Benim yanlışımı nazik bir yaklaşımla bana söyleyen herkes baş tacımdır.

Kendi hatasını söyledim diye benim hatamı söyleyen kişi hamdır.

Genel itibariyle bireysel bir hatayı, yanlışı gündeme getirmekten ziyade sistemsel, toplumsal eksiklikleri ifade etmeye çalışırım, çalışmalıyız.

Eğer ortaya koyduğum tespit doğru ise benim ya da bağlı olduğum anlayışın bir yanlışını gündeme getirip cevap olarak zikretmek doğru bir tutum değildir.

Benim ya da içinde bulunduğum fikir topluluğunun beğenmediğin yerlerini söylemekte, ikaz etmekte sonuna kadar haklısın.

Ancak senin ya da içinde bulunduğun fikir topluluğunun yanlışını, eksiğini, hatasını söyleyenlere “ama sizin de” diye başlayan cümlelerle karşı çıkışın ne senin fikirlerini yüceltir ne de karşı tarafa etkili olan faydayı verir.

Fikri yaklaşımlarda asıl gaye doğruyu bulmaktır.

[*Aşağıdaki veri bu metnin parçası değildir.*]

struct LaunchEnv {
    bool no_plan_reuse = getenv("ZS_NO_PLAN_REUSE") != nullptr, no_supmap = getenv("ZS_NO_SUPMAP") != nullptr;
    bool no_defer = getenv("ZS_NO_DEFER") != nullptr, force_rounds = getenv("ZS_FORCE_ROUNDS") != nullptr;
    bool tail_serial = getenv("ZS_TAIL_SERIAL") != nullptr, tail_fork = getenv("ZS_TAIL_FORK") != nullptr, fast_no_probe = getenv("ZS_FAST_NO_PROBE") != nullptr;
    bool no_whole_runs = getenv("ZS_NO_WHOLE_RUNS") != nullptr, whole_runs = getenv("ZS_WHOLE_RUNS") != nullptr;
    bool debug = getenv("ZS_DEBUG") != nullptr, debug_cuts = getenv("ZS_DEBUG_CUTS") != nullptr, debug_fa = getenv("ZS_DEBUG_FA") != nullptr;
    const char *debug_chain = getenv("ZS_DEBUG_CHAIN"), *debug_chain_want = getenv("ZS_DEBUG_CHAIN_WANT");
    int k5_ahead = getenv("ZS_K5_AHEAD") ? atoi(getenv("ZS_K5_AHEAD")) : 1;
    int spec_corrupt = getenv("ZS_SPEC_CORRUPT") ? atoi(getenv("ZS_SPEC_CORRUPT")) : -1;
    static bool host_times() {
        static const bool v = getenv("ZS_HOST_TIMES") != nullptr;
        return v;
    }
    static const char *eb_tiles() {
        static const char *const v = getenv("ZS_EB_TILES");
        return v;
    }
};
struct RoundsEnv {
    int max_rounds = getenv("ZS_FR_MAX_ROUNDS") ? atoi(getenv("ZS_FR_MAX_ROUNDS")) : 0;
// ... 34 lines not shown
    PlanEnv penv = plan_env_read();
    LaunchEnv env;
    FoldedWrites folded;
    PlanArgs pa;
    bool any_writes = false, no_rounds_this_call = false, plan_hit = false, plan_keep = false;
    double ht_plan = 0, ht_launched = 0;
    const StreamDesc *d_sd = nullptr;
    StreamState *d_st = nullptr, *hst = nullptr;
    const uint2 *d_work = nullptr;
    bool prof = false;
    K5Spec k5s{};
    int spec_ok_streams = 0;
    bool need_maps = true, spec_ran = false;
    bool fork_recorded = false;
    bool tail_late = false, tail_serial = false, use_sup = false;
    int defer_mode = 0, cut_stride = 0;
    bool done = false, answer = false;

    double ht_us() const { return std::chrono::duration<double, std::micro>(std::chrono::steady_clock::now() - ht0).count(); }
    const uint2 *work(int list) const { return d_work + lay.work[list]; }
    void mark(int i) {
        if (prof) (void)hipEventRecord(c->ev[i], stream);
    }
    bool rerun(int force_seq_, bool rounds_, const std::vector<uint8_t> *force_lit_) {
        c->lit_engine_bytes -= pl.lit_bytes;
        done = true;
        return answer = run_pipeline(c, n, in, in_len, out, out_cap, out_len, status, level, strategy, hash_variant, stream, writes, force_seq_, ro, rounds_, force_lit_);
    }
    void launch_tail(hipStream_t on) {
        hipLaunchKernelGGL(zs_tail_kernel, dim3((unsigned)n), dim3(1024), kTailLds, on, d_sd, d_st, dev<uint16_t>(c->link),
// ... 431 lines not shown
        for (int s0 = 0; s0 < n; s0 += 65535) launch(dim3((unsigned)((max_tiles + 3) / 4), (unsigned)std::min(n - s0, 65535)), s0);
    };
    tiles([&](dim3 tg, int s0) { hipLaunchKernelGGL(zs_rle_starts_kernel, tg, dim3(256), 0, stream, d_sd, rt, s0); });
    hipLaunchKernelGGL(zs_rle_scan_kernel, dim3((unsigned)n), dim3(1024), 0, stream, d_sd, rt);
    tiles([&](dim3 tg, int s0) {
        hipLaunchKernelGGL(zs_rle_pass_kernel<0>, tg, dim3(256), 0, stream, d_sd, rt, dev<uint32_t>(c->syms), dev<int32_t>(c->blk_end), dev<int32_t>(c->blk_top), s0);
    });
    hipLaunchKernelGGL(zs_rle_sums_kernel, dim3((unsigned)n), dim3(1024), 0, stream, d_sd, d_st, rt);
    tiles([&](dim3 tg, int s0) {
        hipLaunchKernelGGL(zs_rle_pass_kernel<1>, tg, dim3(256), 0, stream, d_sd, rt, dev<uint32_t>(c->syms), dev<int32_t>(c->blk_end), dev<int32_t>(c->blk_top), s0);
    });
    return true;
}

Haddinden fazla muhalefet gayedeki hikmeti yok eder.

Fikri mülahazalar bir boks maçı yada derbi müsabakaları gibi içselleştirilemez. 
Fikri mülahazalarda amaç herkes için doğruyu bulmaktır.

Mutlak doğrular, konjonktürel  değildir. Onlar mihenk taşlarıdır. Savrulma yaşadığımızda bizi kurtaracak olan deniz feneri hükmündedir. Bu yüzden “mutlak doğrular” üzerinden tartışmaya girişmek her iki tarafı da yorar. Nefsi davranışlar sergilemelerine yol açar.

Bu hale düşmeyelim, düşürmeyelim.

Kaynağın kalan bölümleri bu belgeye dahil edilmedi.